int launch_quarter_transform(const double *in, int64_t sin, const double *C, int64_t sC, int c_transposed, int n,
                             double *out, int64_t sout, int count, hipStream_t st);
struct PairTransformArgs {
    const double *in;
    const double *C;
    double *out;
    double *packed;
    double *k3;
    int64_t sin, sC, sout, spacked, sk3, packed_len;
    double diag_mult;
    int ct, n;
    int tiles_per_wg;
    int sym8;
    int lead_sym;
    int in_lower;
    int rs_lower;
    int out_pairs;
    int in_pairs;
    int in_ld, out_ld;
};
__host__ __device__ inline int pair_ld(int n) { return (n * (n + 1) / 2 + 15) & ~15; }
constexpr int kPairTransformMaxN = 32;
constexpr int kPtRawMax = (kPairTransformMaxN * (kPairTransformMaxN + 1) / 2 + 1 + 127) / 128;
constexpr int kPtRowLen = kPtRawMax * 128 + 4;
int launch_pair_transform(const PairTransformArgs &a, int count, hipStream_t st);
bool pair_transform_dma_applicable(const PairTransformArgs &a, int count);
int launch_pair_transform_dma(const PairTransformArgs &a, int count, hipStream_t st);
bool y2_dma_applicable(int n);
int launch_y2_dma(const double *SB, const double *M1, const double *X, int64_t sX, int n, double *partial, int64_t sws,
                  int count, int slabs, int tiles_per_wg, int ppt, hipStream_t st);
int launch_pack(const double *h2, int64_t sh2, int n, double diag_mult, double *out, int64_t sout, int64_t out_len,
                int count, hipStream_t st);
int launch_pack_sym8(const double *h2, int64_t sh2, int n, double diag_mult, double *out, int64_t sout,
                     int64_t out_len, int count, hipStream_t st);
int launch_unpack(const double *packed, int64_t sp, int n, double *out, int64_t sout, int count, hipStream_t st);
int launch_sym_oao_t(const double *G, int64_t sG, int n, double *out, int64_t sout, int count, hipStream_t st);
int launch_unpack_sym(const double *packed, int64_t sp, int n, double *GsT, double *SB, int64_t sws, double *G,
                      int64_t sG, int count, hipStream_t st);
int launch_unpack8(const double *packed, int64_t sp, int n, double *SB, int64_t sws, double *G, int64_t sG, int count,
                   int lead_half, hipStream_t st);
int launch_y2_sb(const double *SB, const double *K3, int n, double *partial, int64_t sws, int count, hipStream_t st);
int launch_y2_fused(const double *SB, const double *M1, const double *X, int64_t sX, int n, double *partial,
                    int64_t sws, int count, hipStream_t st);
int y2_fused_slabs(int n, int count);
bool y2_fused_available(int n);
int y2_slabs(int n);
int y2_slab_capacity(int n);
int launch_y2(const double *GsT, const double *K3, int n, double *partial, int64_t sws, int count, hipStream_t st);
int ip1_chunks(int n);
__host__ __device__ inline int64_t geo_of(int64_t g, int geo_period) { return geo_period > 0 ? g % geo_period : g; }
struct Ip1Args {
    const double *ip1;
    const double *Gao;
    double *t2part;
    const double *dh;
    const double *Pao;
    double *term3;
    const double *y2part;
    double *y2;
    int64_t sip1, sdh, sws;
    int n, natm, nslab, nchunk;
    int presym;
    int fold_cd;
    int ip1_s2kl;
    int geo_period;
    int slots;
};
constexpr int kIp1MaxSlots = 8;
int launch_ip1_dh(const Ip1Args &a, int count, hipStream_t st);

bool pair64_applicable(const PairTransformArgs &a);
int launch_pair_transform64(const PairTransformArgs &a, int count, hipStream_t st);
bool y2_64_applicable(int n);
int y2_64_slabs(int n, int count);
int launch_y2_64(const double *SB, const double *M1, const double *X, int64_t sX, int n, double *partial, int64_t sws,
                 int count, hipStream_t st);

struct LoewdinArgs {
    const double *S, *h;
    double *X, *U, *s, *h1;
    int64_t sS, sh, sws;
    int n;
    int warm;
    int fast;
    double *scratch;
    int64_t sscratch;
    double *flag;
    int part;
};
int launch_loewdin(const LoewdinArgs &a, int count, hipStream_t st);
bool loewdin_split_available(int n);
int launch_loewdin_big(const LoewdinArgs &a, int count, hipStream_t st);
int eigh_fast_enabled();
int subspace_few_enabled();

struct SolveArgs {
    const double *h1part;
    int nsp1;
    double alpha1;
    const double *h2part;
    int nsp2;
    double alpha2;
    const double *S;
    int64_t sS;
    int T, layout, nroots;
    double e_shift;
    const double *e_shift_dev;
    double *evals, *evecs, *Hout;
    double *w2, *w1;
    double *w2t;
    double *w1t;
    int64_t sh1, sh2, sev, svec, sH, sw;
    int64_t w2_offset, w2_count;
    double *vstd;
    int warm;
    int fast;
    double *bcache;
    int few;
    double *scratch;
    int64_t sscratch;
};
constexpr int kSubspaceSmallT = 32;
constexpr int kSubspaceMaxT = 512;
int launch_subspace_loewdin(const SolveArgs &s, const LoewdinArgs &l, int count, hipStream_t st);
int launch_subspace_solve(const SolveArgs &a, int count, hipStream_t st);
size_t subspace_big_scratch_doubles(int T);
int launch_subspace_big(const SolveArgs &a, int count, hipStream_t st);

What you need to do: Beginning at the line above with "constexpr int kPtRawMax" and finishing at the line with "bool pair_transform_dma_applicable(const PairTransformArgs", return each line exactly and return nothing else.

Exercise output:
constexpr int kPtRawMax = (kPairTransformMaxN * (kPairTransformMaxN + 1) / 2 + 1 + 127) / 128;
constexpr int kPtRowLen = kPtRawMax * 128 + 4;
int launch_pair_transform(const PairTransformArgs &a, int count, hipStream_t st);
bool pair_transform_dma_applicable(const PairTransformArgs &a, int count);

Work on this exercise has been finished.